他觉得自己是偷偷看的,但事实上他是整个人倾向着探过去看的,眉毛紧紧蹙着,这个严肃的问题百思不得其解地摆在他的脸上,白衡一目了然便知道他在想什么了。
白衡怒道:“你干什么!”
沈晏清没傻到用这两个疑惑去占用自己宝贵的问题名额,他装傻充愣地“哦”了一声,心想这个脾气暴躁的男人一定是自己的老公了,虽然长得不俗,可脾气真坏,真是家门不幸。
想到这,沈晏清问:“我们俩这种关系多久了?”
“什么关系?”白衡反问。
沈晏清想,还能有什么关系,你是我老公,我和你睡觉的这种关系。
他记忆全无,白衡对他来说是个完全陌生的陌生人,他不好意思直接喊白衡老公,于是他含含糊糊的说:“就、我们两个这种苟合的关系。”

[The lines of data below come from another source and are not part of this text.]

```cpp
#define NECAT_KNOBS(NUM, INT, SET, STR) \
     \
    NUM(index_lds,         int,    "NECAT_INDEX_LDS",         1, 0, ~0ull)            \
    NUM(split_threads,     ull,    "NECAT_SPLIT_THREADS",     512, 0, ~0ull)          \
    INT(index_own_offsets,         "NECAT_INDEX_OWN_OFFSETS", 0)                      \
    INT(index_emit_big,            "NECAT_INDEX_EMIT_BIG",    -1)                     \
    INT(index_dense_bases,         "NECAT_INDEX_DENSE_BASES", 0)                      \
    INT(no_lend,                   "NECAT_NO_LEND",          0)                      \
     \
    NUM(seed_budget,       ull,    "NECAT_SEED_BUDGET",       48ull << 20, 0, ~0ull)  \
    NUM(seed_wave,         int,    "NECAT_SEED_WAVE",         1, 0, ~0ull)            \
    NUM(seed_kst,          int,    "NECAT_SEED_KST",          1, 0, ~0ull)            \
    INT(seed_debug,                "NECAT_SEED_DEBUG",        0)                      \
    INT(chain_wave,                "NECAT_CHAIN_WAVE",        1)                      \
    SET(seed_clear_kernel,         "NECAT_SEED_CLEAR_KERNEL")                         \
     \
    NUM(batch_cap,         u32,    "NECAT_BATCH",             786432, 64, ~0ull)      \
     \
    NUM(ext_overlap,       u32,    "NECAT_EXT_OVERLAP",       1, 0, ~0ull) \
    NUM(ext_overlap_min,   u32,    "NECAT_EXT_OVERLAP_MIN",   0, 0, ~0ull) \
    NUM(ext_overlap_pct,   u32,    "NECAT_EXT_OVERLAP_PCT",   100, 0, 100) \
    NUM(ext_overlap_split, u32,    "NECAT_EXT_OVERLAP_SPLIT", 20, 5, 95) \
    NUM(ext_overlap_order, u32,    "NECAT_EXT_ORDER",         1, 0, ~0ull)            \
    NUM(ext_lanes,         u32,    "NECAT_EXT_LANES",         2, 1, kMaxExtLanes)     \
    INT(lane1_prio,                "NECAT_LANE1_PRIO",        1)                      \
    INT(serial,                    "NECAT_SERIAL",            0)                      \
    INT(stream_prio,               "NECAT_STREAM_PRIO",       0)                      \
     \
    NUM(coop_threshold,    u32,    "NECAT_COOP_THRESHOLD",    0xffffffffu, 0, ~0ull)  \
    NUM(coop_filter,       int,    "NECAT_COOP_FILTER",       1, 0, ~0ull)            \
    NUM(single_pass,       u32,    "NECAT_SINGLE_PASS",       4096, 0, ~0ull)         \
    NUM(sort_b,            int,    "NECAT_SORT_B",            1, 0, ~0ull)            \
    NUM(fast,              int,    "NECAT_FAST",              1, 0, ~0ull)            \
    NUM(fast16,            int,    "NECAT_FAST16",            0, 0, ~0ull)            \
    NUM(band_pool,         size_t, "NECAT_BAND_POOL_MB",      16384, 0, ~0ull)        \
    NUM(walk,              int,    "NECAT_WALK",              0, 0, ~0ull)            \
    NUM(walk_wave,         u32,    "NECAT_WALK_WAVE",         12288, 0, ~0ull)        \
    NUM(tail_fused,        u32,    "NECAT_TAIL_FUSED",        512, 0, ~0ull)          \
    NUM(dbg,               int,    "NECAT_DBG",               0, 0, ~0ull)            \
     \
    NUM(rcwalk,            u32,    "NECAT_RCWALK",            512, 0, ~0ull)          \
    NUM(rc_pool,           size_t, "NECAT_RC_POOL_MB",        8192, 1, ~0ull)         \
    NUM(rc_carry,          u32,    "NECAT_RC_CARRY",          1, 0, ~0ull)            \
    NUM(rc_listb,          u32,    "NECAT_RC_LISTB",          1, 0, ~0ull)            \
    NUM(rc_ragged,         u32,    "NECAT_RC_RAGGED",         1, 0, ~0ull)            \
    NUM(rc_merge,          u32,    "NECAT_RC_MERGE",          1, 0, ~0ull)            \
    NUM(frag_fuse,         u32,    "NECAT_FRAG_FUSE",         1, 0, ~0ull)            \
    NUM(item_sort,         u32,    "NECAT_ITEM_SORT",         1, 0, ~0ull)            \
    SET(rc_ckg_all,                "NECAT_RC_CKG_ALL")                                \
    NUM(rc_maxdist,        int,    "NECAT_RC_MAXDIST",        1 << 20, 0, ~0ull)      \
    NUM(ck_lds,            u32,    "NECAT_CK_LDS",            0, 0, ~0ull)            \
    NUM(ck_post,           u32,    "NECAT_CK_POST",           1, 0, ~0ull)            \
    NUM(ckr_fast,          u32,    "NECAT_CKR_FAST",          1, 0, ~0ull)            \
    NUM(rc_fastb,          u32,    "NECAT_RC_FASTB",          1, 0, ~0ull)            \
    NUM(rc_prio,           u32,    "NECAT_RC_PRIO",           1, 0, ~0ull)            \
     \
    NUM(rc_pipe,           u32,    "NECAT_RC_PIPE",           1, 1, 8) \
    NUM(rc_pipe_min,       u32,    "NECAT_RC_PIPE_MIN",       49152, 0, ~0ull) \
    NUM(rc_dbg,            u32,    "NECAT_RC_DBG",            0, 0, ~0ull)            \
    NUM(rc_prefetch,       u32,    "NECAT_RC_PREFETCH",       0, 0, ~0ull)            \
    NUM(rc_ww,             u32,    "NECAT_RC_WW",             1, 0, ~0ull)            \
    NUM(rc3_band,          ull,    "NECAT_RC3_BAND",          32, 0, ~0ull)           \
    NUM(rc3_min,           u32,    "NECAT_RC3_MIN",           160000, 0, ~0ull)       \
     \
    NUM(batch_chunk,       u32,    "NECAT_BATCH_CHUNK",       65536, 0, ~0ull)        \
    SET(batch_rc,                  "NECAT_BATCH_RC")                                  \
     \
    NUM(asm_rc,            u32,    "NECAT_ASM_RC",            1, 0, ~0ull)            \
    NUM(asm_rc_pool,       size_t, "NECAT_ASM_RC_POOL_MB",    2048, 256, ~0ull)       \
    NUM(asm_lane,          int,    "NECAT_ASM_LANE",          0, 0, ~0ull)            \
    NUM(asm_vote_budget,   ull,    "NECAT_ASM_VOTE_BUDGET",   16ull << 20, 1024, ~0ull)   \
    NUM(asm_seed_budget,   ull,    "NECAT_ASM_SEED_BUDGET",   32ull << 20, 1024, ~0ull)   \
    NUM(asm_ends_device,   int,    "NECAT_ASM_ENDS_DEVICE",   0, 0, 1)                \
    NUM(asm_ends_diags,    u32,    "NECAT_ASM_ENDS_DIAGS",    128, 4, 2048)           \
    SET(asm_no_overlap,            "NECAT_ASM_NO_OVERLAP")                            \
    STR(asm_dump_votes,            "NECAT_ASM_DUMP_VOTES")                            \
     \
    INT(cns_spec_extra,            "NECAT_CNS_SPEC_EXTRA",    1)                      \
    NUM(cns_spec_cover,    int,    "NECAT_CNS_SPEC",          12, 0, ~0ull)           \
    NUM(cns_device,        int,    "NECAT_CNS_DEVICE",        1, 0, 1)                \
    STR(cns_reads,                 "NECAT_CNS_READS")                                 \
    NUM(cns_chunk_bases,   ull,    "NECAT_CNS_CHUNK_BASES",   1ull << 31, 1, 1ull << 40)    \
    NUM(cns_tag_budget,    ull,    "NECAT_CNS_TAG_BUDGET",   32ull << 20, 1, 1ull << 30)   \
    NUM(cns_tol_scale,     ull,    "NECAT_CNS_TOL_SCALE",     1, 1, 1ull << 40)       \
    NUM(nw_device,         int,    "NECAT_NW_DEVICE",         0, 0, 1)                \
    NUM(nw_pool,           size_t, "NECAT_NW_POOL_MB",        1024, 1, 1ull << 20)    \
    NUM(dalign_device,     int,    "NECAT_DALIGN_DEVICE",     0, 0, 1)                \
    NUM(dalign_diags,      u32,    "NECAT_DALIGN_DIAGS",      512, 4, 2048)           \
    NUM(rm_rescue_device,  int,    "NECAT_RM_RESCUE_DEVICE",  0, 0, 1)                \
    NUM(ctg_seed_lds,      u32,    "NECAT_CTG_SEED_LDS",      512, 0, 2048)           \
    NUM(ctg_seed_budget,   ull,    "NECAT_CTG_SEED_BUDGET",   4ull << 20, 1, 1ull << 28)   \
    NUM(ctg_seed_job_max,  ull,    "NECAT_CTG_SEED_JOB_MAX",  16384, 1, 1ull << 28)        \
    INT(cns_threads,               "NECAT_CNS_THREADS",       32)                     \
    STR(comm,                      "NECAT_COMM")                                      \
    NUM(trace,             int,    "NECAT_TRACE",             0, 0, ~0ull)

namespace necat {

struct KnobSet { bool set; int v; };

struct Knobs {
    typedef uint32_t u32;
    typedef unsigned long long ull;
#define NECAT_KNOB_NUM(field, type, name, dflt, lo, hi) type field;
#define NECAT_KNOB_INT(field, name, dflt) int field;
#define NECAT_KNOB_SET(field, name) KnobSet field;
#define NECAT_KNOB_STR(field, name) std::string field;
    NECAT_KNOBS(NECAT_KNOB_NUM, NECAT_KNOB_INT, NECAT_KNOB_SET, NECAT_KNOB_STR)
};

extern thread_local const Knobs* tl_knobs;
inline const Knobs& knob() { return *tl_knobs; }

inline void index_plan_env(double* link_gbs, int* shard)
{
    const char *g = getenv("NECAT_XGMI_GBS"), *s = getenv("NECAT_INDEX_SHARD");
    *link_gbs = g && atof(g) > 0 ? atof(g) : 100.0; *shard = s ? atoi(s) != 0 : -1;
}

}
```

### necat_amd/csrc/necat_hip.hip

```cpp
#include <algorithm>
#include <chrono>
#include <memory>
#include <mutex>
#include <unordered_map>
#include <time.h>
#include <unistd.h>
#include <numeric>
#include <atomic>
#include <type_traits>

#ifdef NECAT_BUILD_CROSSCHECK
#define NECAT_XCHECK 1
#else
#define NECAT_XCHECK 0
#endif

#include "runtime.h"
#include "index_kernels.h"
#include "volume_kernels.h"
#include "seed_kernels.h"
#include "pcan_kernels.h"
#include "trim_kernels.h"
#include "ext_kernels.h"
#include "ext_tail.h"
#include "ext_rcwalk.h"
#include "ext_rcwalk3.h"
#include "asm_kernels.h"
#include "asm_coop.h"
#include "asm_plan.h"
#include "host_bases.h"
#include "host_threads.h"
#include "cns_loop.h"
#include "cns_rescue.h"
#include "cns_consensus.h"
#include "cns_dev_kernels.h"
#include "ctg_consensus.h"
#include "ctg_dev_kernels.h"
#include "ctg_seed.h"
#include "ctg_seed_kernels.h"
#include "ctg_extend.h"
#include "nw_kernels.h"
#include "dal_kernels.h"
#include "asm_ends_core.h"
#include "rm_host.h"
#include "rescue_pair.h"
#include "comm.h"
#include "pair_sched.h"


namespace necat { thread_local const Knobs* tl_knobs = nullptr; }
using namespace necat;

#define NECAT_RETIRED(ctx, what) return necat::set_err(ctx, NECAT_ERR_ARG, "%s: a cross-check path this library is built without (it is in libnecat_hip_xcheck.so, -DNECAT_BUILD_CROSSCHECK)", what)

static_assert(SC_COUNT <= (int)(sizeof(necat_ctx::scratch) / sizeof(necat::DevBuf)), "a ScratchId without an arena");

namespace {
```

白衡觉得沈晏清说不准根本没失忆,不然怎么会字字句句往最能激怒他的地方说,他想大声地反驳:谁和你苟合了!
但沈晏清句句是真,他没法维持自己装出的风轻云淡假象了。
尤其是沈晏清醒来的不是时候,铁证如山,他既没法反驳又没法掩盖。狡辩说不定勉强可以一试,想必一定会漏洞百出。
白衡一静。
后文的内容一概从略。